The best muscle building foods fall into two groups protein and carbohydrates.
When eating to gain muscle you first want to make sure that you are bringing in 1.5 to 2 gram of protein per pound of body weight. This amount of protein is essential. Most people cut there gains short by missing the crucial element of their nutritional needs when it comes to putting on muscle. This may seem like a lot of protein but if you supplement with a couple of shakes through the day is pretty easy to get that number up.
Muscle is made up of protein and it needs lots of it to grow. Eat lost of lean beef, chicken, and all kinds of fish are great. Nuts, cheese and other milk products are high in protein as well but watch out for the high fat content if you don’t want to put on extra fat. It’s usually OK to have these types of foods in moderation but use the lean meats and fish for your main source.
When you combine the best muscle building foods your results are accelerated.
Don’t forget about the best source of protein available is eggs. Just remember to take it easy on the yolks that’s where all the fat and cholesterol is so chuck the yolks and go get those chickens working and eat some eggs.

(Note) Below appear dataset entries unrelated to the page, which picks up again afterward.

# TinyMPC/TinyMPC

Hardware: AMD Instinct MI355X
Metric: QP solves/sec (+ ADMM iters/sec), 64k-batch quadrotor hover (higher is better)
Workload: dtype f64; 1 GPU; quadrotor_hovering (nx=12, nu=4, N=10), 65536 identical instances per GPU, closed-loop MPC steps from a cold start (BASELINE configs[1]); batch_per_gpu=65536, total_batch=65536, parallelism=batch-sharded x1, mpc_steps_per_launch=8, stats_exchange=none (one rank), launcher=plain process

## Files before the change

### tinympc_amd/csrc/admm_kernel.hip.h

```cpp
#pragma once
#include <hip/hip_runtime.h>
#include <stdint.h>

namespace tinympc_amd {

enum : int {
    VEC_CB = 0,
    VEC_CF = 1,
    VEC_QR = 2,
    VEC_SMASK = 3,
    VEC_NIM = 4,
    VEC_SOCFLAG = 5,
    VEC_CONE_BASE = 6,
    VEC_CONE_MU = 7,
    VEC_RHO = 8,
    VEC_LINFLAG = 9,
    VEC_TLINFLAG = 10,
    VEC_COUNT = 16,
};
struct LaneTab {
    int cols, lw;
    constexpr int MB() const { return 0; }
    constexpr int MF1() const { return cols * lw; }
    constexpr int MF2() const { return 2 * cols * lw; }
// ... 361 lines not shown
            DPP_REP(TINYMPC_FUSED_NX, HFWD_COL_A_HI)
            "v_mov_b64 %[xn], %[t]\n\t"
            "v_add_f64 %[gnew], %[tt], -%[vn]\n\t"
            DPP_REP(TINYMPC_FUSED_NU, HFWD_COL_B_LO)
            "s_nop 0\n\t"
            DPP_REP(TINYMPC_FUSED_NU, HFWD_COL_B_HI)
            : [tt] "=&v"(tt), [vm] "=&v"(vm), [vn] "=&v"(vn), [xn] "=&v"(xn), [t] "+&v"(t), [gnew] "=&v"(gnew)
            : [xi] "v"(xi), [g] "v"(g), [lo] "v"(lo), [hi] "v"(hi), FUSED_ROW_OPERANDS);
    }
#endif
}

__device__ __forceinline__ double vmax64(double a, double b) {
    double r;
    asm("v_max_f64 %0, %1, %2" : "=v"(r) : "v"(a), "v"(b));
    return r;
}
__device__ __forceinline__ double vmin64(double a, double b) {
    double r;
    asm("v_min_f64 %0, %1, %2" : "=v"(r) : "v"(a), "v"(b));
    return r;
}
__device__ __forceinline__ double pinned_sub64(double a, double b) {
    double r = a - b;
    asm volatile("" : "+v"(r));
    return r;
}
__device__ __forceinline__ double vclamp64(double lo, double hi, double t) {
    double r;
    asm("v_max_f64 %0, %1, %2\n\tv_min_f64 %0, %3, %0" : "=&v"(r) : "v"(lo), "v"(t), "v"(hi));
    return r;
}

__device__ __forceinline__ double vmax_abs64(double a, double b) {
    double r;
    asm("v_max_f64 %0, %1, |%2|" : "=v"(r) : "v"(a), "v"(b));
    return r;
}
template <bool OPAQUE>
__device__ __forceinline__ double resid_max(double a, double b) {
    if constexpr (OPAQUE) return vmax_abs64(a, b);
    else return fmax(a, fabs(b));
}
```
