struct se_engine {
    se_config cfg{};
    EngineCtx ctx;
    StateDict sd;
    std::unique_ptr<Model> model;
    bool finalized = false;
    int plan_frames = 0;
    std::string err;
    struct GraphEntry {
        int batch, samples;
        hipGraphExec_t exec;
    };
    std::vector<GraphEntry> graphs;
    std::vector<std::pair<int, int>> warmed;
    DevBuf<float> stage_in, stage_out;
    DevBuf<float> hook_buf;
    size_t hook_cap = 0;
    static constexpr int RAG_SLOTS = 8;
    PinnedBuf<int> rag_host;
    DevBuf<int> rag_dev;
    Event rag_ev[RAG_SLOTS];
    int rag_next = 0;
    DevBuf<int> rag_win;
    OwnedStream cap_stream;
    Event ev_fork, ev_join;
    static constexpr int MAX_TWINS = 2;
    int ntwins = 0;
    std::unique_ptr<EngineCtx> ctx2[MAX_TWINS];
    std::unique_ptr<Model> twin[MAX_TWINS];
    Event ev_tfork, ev_tjoin[MAX_TWINS];
    struct Stream {
        bool active = false;
        int batch = 0, max_chunk = 0, n_total = 0, t_done = 0, o_done = 0;
        int w0 = 0;
        long pitch = 0;
        DevBuf<float> wav, wav2;
        const float* ext = nullptr;
        long ext_pitch = 0;
        int carve_B = -1, carve_n = -1;
        bool running = false;
        DevBuf<double> sumsq;
        DevBuf<float> frame_inv;
        int ring = 0;
        DevBuf<float> c;
        bool tracking = false;
        float tau = 0.f;
        double lam = 1.0;
        DevBuf<float> frame_c;
        bool per_frame() const { return running || tracking; }
        int scale_mode() const { return tracking ? 2 : running ? 1 : 0; }
        bool has_last = false;
        hipStream_t last_st = nullptr;
        Event ev_order;
        void start(int batch_, int n_total_, bool running_, bool tracking_ = false, float tau_ = 0.f, int hop = 1) {
            batch = batch_;
            n_total = n_total_;
            running = running_;
            tracking = tracking_;
            tau = tracking_ ? tau_ : 0.f;
            lam = tracking_ && tau_ > 0.f ? std::exp(-(double)hop / (double)tau_) : 1.0;
            t_done = o_done = w0 = 0;
            carve_B = carve_n = -1;
            ext = nullptr;
        }
    } strm;
};

static std::string g_create_err;

template <typename F>
static int guard(se_engine* e, F&& f) {
    int prev = -1;
    int rc = 0;
    try {
        if (e) {
            SE_HIP(hipGetDevice(&prev));
            if (prev != e->cfg.device) SE_HIP(hipSetDevice(e->cfg.device));
            else prev = -1;
        }
        f();
    } catch (const std::exception& ex) {
        if (e) e->err = ex.what();
        else g_create_err = ex.what();
        rc = 1;
    }
    if (prev >= 0) (void)hipSetDevice(prev);
    return rc;
}

struct StageProfScope {
    explicit StageProfScope(se_engine* e) { set_stage_prof(e->ctx.prof.on ? &e->ctx.stage_prof : nullptr); }
    ~StageProfScope() { set_stage_prof(nullptr); }
};

extern "C" {

int64_t se_resample_samples(int32_t n_in, int32_t sr_in, int32_t sr_out) {
    if (n_in <= 0 || sr_in <= 0 || sr_out <= 0) return -1;
    return se::resample_out_samples(n_in, sr_in, sr_out);
}
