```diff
@@ -1627,7 +1634,7 @@
 }
 #endif
 
-#if defined(BLS_TU_MILLERF)
+#if defined(BLS_TU_MILLERF) && !defined(BLS_TU_MILLERFX)
 __global__ void __launch_bounds__(BLS_BLOCK, BLS_SPLIT_WAVES) __attribute__((disable_tail_calls))
 k_millerfp(size_t count_v, size_t q, int group, const uint32_t* lines, size_t lanes, uint32_t* fws, size_t stride, size_t out0) {
   const uint32_t t = blockIdx.x * BLS_BLOCK + threadIdx.x;
@@ -1655,7 +1662,7 @@
 }
 #endif
 
-#if defined(BLS_TU_MILLERF)
+#if defined(BLS_TU_MILLERF) && !defined(BLS_TU_MILLERFX)
 static __device__ __noinline__ void f12_sh_mul_line3_fn(lds_u32* sh, const uint32_t* lines3, size_t lanes, uint32_t t, int e) {
   hfp2 l0, l2, l3;
   fp* c[3] = {&l0.v, &l2.v, &l3.v};
@@ -1693,7 +1700,7 @@
 }
 #endif
 
-#if defined(BLS_TU_MILLERF)
+#if defined(BLS_TU_MILLERF) && !defined(BLS_TU_MILLERFX)
 static __device__ __noinline__ void f12_sh_st_ws_fn(lds_u32* sh, uint32_t* ws, size_t stride, uint32_t off);
 __device__ __forceinline__ void quad_line_ld(hfp2& l0, hfp2& l2, hfp2& l3, size_t count, const int32_t* bad, gc_u32* row, size_t lanes, size_t x, uint32_t hi) {
   if (x < count && bad[x] == 0) {
@@ -2120,21 +2127,7 @@
   }
   return eq && !zero ? BLS_OK : BLS_ERR_INVALID_SIGNATURE;
 }
-__global__ void __launch_bounds__(BLS_BLOCK, BLS_SPLIT_WAVES) __attribute__((disable_tail_calls))
-k_finalexp2s(size_t n, size_t first, size_t count, const uint32_t* fws, uint32_t* vp, size_t lanes, int32_t* status) {
-  const uint32_t t = blockIdx.x * BLS_BLOCK + threadIdx.x;
-  const size_t j = t >> 1;
-  if (j >= count) return;
-  const size_t i = first + j;
-  if (status[i] != BLS_OK) return;
-  __shared__ uint32_t ash[F12_SH_WORDS * BLS_BLOCK];
-  lds_u32* sh = lds_column(ash);
-  {
-    fp12_t<hfp2> f;
-    ws_ld_hfp12(f, fws, n, i);
-    fp12_reduce(f, f);
-    sh_st_f12(sh, f);
-  }
+__device__ __forceinline__ int fx_verdict(lds_u32* sh, uint32_t* vp, size_t lanes, uint32_t t) {
   fx_store(sh, vp, lanes, t, 1);
   fx_inv(sh);
   fx_store(sh, vp, lanes, t, 0);
@@ -2161,7 +2154,25 @@
   fx_load(sh, vp, lanes, t, 1, FX_PLAIN);
   fx_cyc_sqr(sh);
   fx_mul(sh, vp, lanes, t, 0, FX_PLAIN);
-  const int st = fx_eq_conj(sh, vp, lanes, t, 1);
+  return fx_eq_conj(sh, vp, lanes, t, 1);
+}
+#if !defined(BLS_TU_MILLERFX)
+__global__ void __launch_bounds__(BLS_BLOCK, BLS_SPLIT_WAVES) __attribute__((disable_tail_calls))
+k_finalexp2s(size_t n, size_t first, size_t count, const uint32_t* fws, uint32_t* vp, size_t lanes, int32_t* status) {
+  const uint32_t t = blockIdx.x * BLS_BLOCK + threadIdx.x;
+  const size_t j = t >> 1;
+  if (j >= count) return;
+  const size_t i = first + j;
+  if (status[i] != BLS_OK) return;
+  __shared__ uint32_t ash[F12_SH_WORDS * BLS_BLOCK];
+  lds_u32* sh = lds_column(ash);
+  {
+    fp12_t<hfp2> f;
+    ws_ld_hfp12(f, fws, n, i);
+    fp12_reduce(f, f);
+    sh_st_f12(sh, f);
+  }
+  const int st = fx_verdict(sh, vp, lanes, t);
   if (!lane_hi()) status[i] = st;
 }
 __device__ __forceinline__ void fx_pow_end(lds_u32* sh, uint32_t* vp, size_t lanes, uint32_t t) {
@@ -2216,6 +2227,35 @@
   if (seg != 4) fx_store(sh, vp, lanes, t, 0);
   fx_store(sh, vp, lanes, t, 2);
 }
+#else
+static __device__ __noinline__ void fx_seam(lds_u32* sh) {
+  fp12_t<hfp2> f;
+  sh_ld_f12(f, sh);
+  fp12_conj(f, f);
+  fp12_reduce(f, f);
+  sh_st_f12(sh, f);
+}
+__global__ void __launch_bounds__(BLS_BLOCK, BLS_SPLIT_WAVES) __attribute__((disable_tail_calls))
+k_millerfx2s(size_t first, size_t count, const uint32_t* lines, uint32_t* vp, size_t lanes, int32_t* status) {
+  const uint32_t t = blockIdx.x * BLS_BLOCK + threadIdx.x;
+  const size_t j = t >> 1;
+  if (j >= count) return;
+  const size_t i = first + j;
+  if (status[i] != BLS_OK) return;
+  __shared__ uint32_t fsh[F12_SH_WORDS * BLS_BLOCK];
+  f12_sh acc = {lds_column(fsh)};
+  line5_t<hfp2> L;
+  line5_ld(L, lines, lanes, t, 0);
+  acc_set_line5(acc, L);
+  for (int e = 1; e < MILLER_ENTRIES; e++) {
+    if (!miller_entry_is_add(e)) f12_sh_sqr_fn(acc.sh);
+    f12_sh_mul_line5_fn(acc.sh, lines, lanes, t, e);
+  }
+  fx_seam(acc.sh);
+  const int st = fx_verdict(acc.sh, vp, lanes, t);
+  if (!lane_hi()) status[i] = st;
+}
+#endif
 #endif
 
 #if defined(BLS_TU_CYCRUN4)
diff --git a/agora-blsful_amd/csrc/tu_millerfx.hip b/agora-blsful_amd/csrc/tu_millerfx.hip
--- /dev/null
+++ b/agora-blsful_amd/csrc/tu_millerfx.hip
@@ -0,0 +1,2 @@
+#define BLS_TU_MILLERFX 1
+#include "kernels.cuh"
```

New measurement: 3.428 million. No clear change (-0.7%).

Carbohydrates – poor carbohydrates have really taken a beating in the last couple of years. All the low carb diets and carb free products I think have finally passed. Sure these diets can help you lose weight fast but they are not sustainable.Carbohydrates are you bodies principal source of fuel they give the energy for weight training sessions and are also needed for recuperation as well as muscle growth. When you eat carbohydrates your body triggers an insulin release that helps to transport the amino acids and cabs into the muscle cells. It is crucial when you are weight training to get a sufficient amount of carbohydrates before and after your workouts.
Carbohydrates also allow your body to spare protein. This allows more of your protein to be used for muscle building instead of being used for energy requirements when there is a lack of carbohydrates. What most people don’t understand is carbohydrates are converted to blood sugar during digestion. This isn’t a problem as long as your glycogen stores have room for the excess carbohydrates but if these stores are full then the excess calories or carbohydrates will be stored as fat.
The best muscle building foods will help build size and strength.
When you are training for size and strength is important to eat lots of carbohydrates. It is much more difficult to put on lean hard muscle when you are following a low carb diet. Just be careful about what type of carbs you are putting into your body. Your should limit refined sugars with a glycemic index above 50. It is best to get your carbohydrates from fruits, vegetables and whole grains. The majority of your carbs should be consumed earlier in the day. This way they will be burned as you are more active at this time. It’s a recipe for weight gain if you are eating lots of carbs late at night especially before bed. Your body is going to store all of these extra carbs as fat.
A cardinal rule for anyone training with weights and trying to put on some mass is to consume a high glycemic carb with protein immediately after your workout.
Remember train hard and feed the machine. It’s simple science!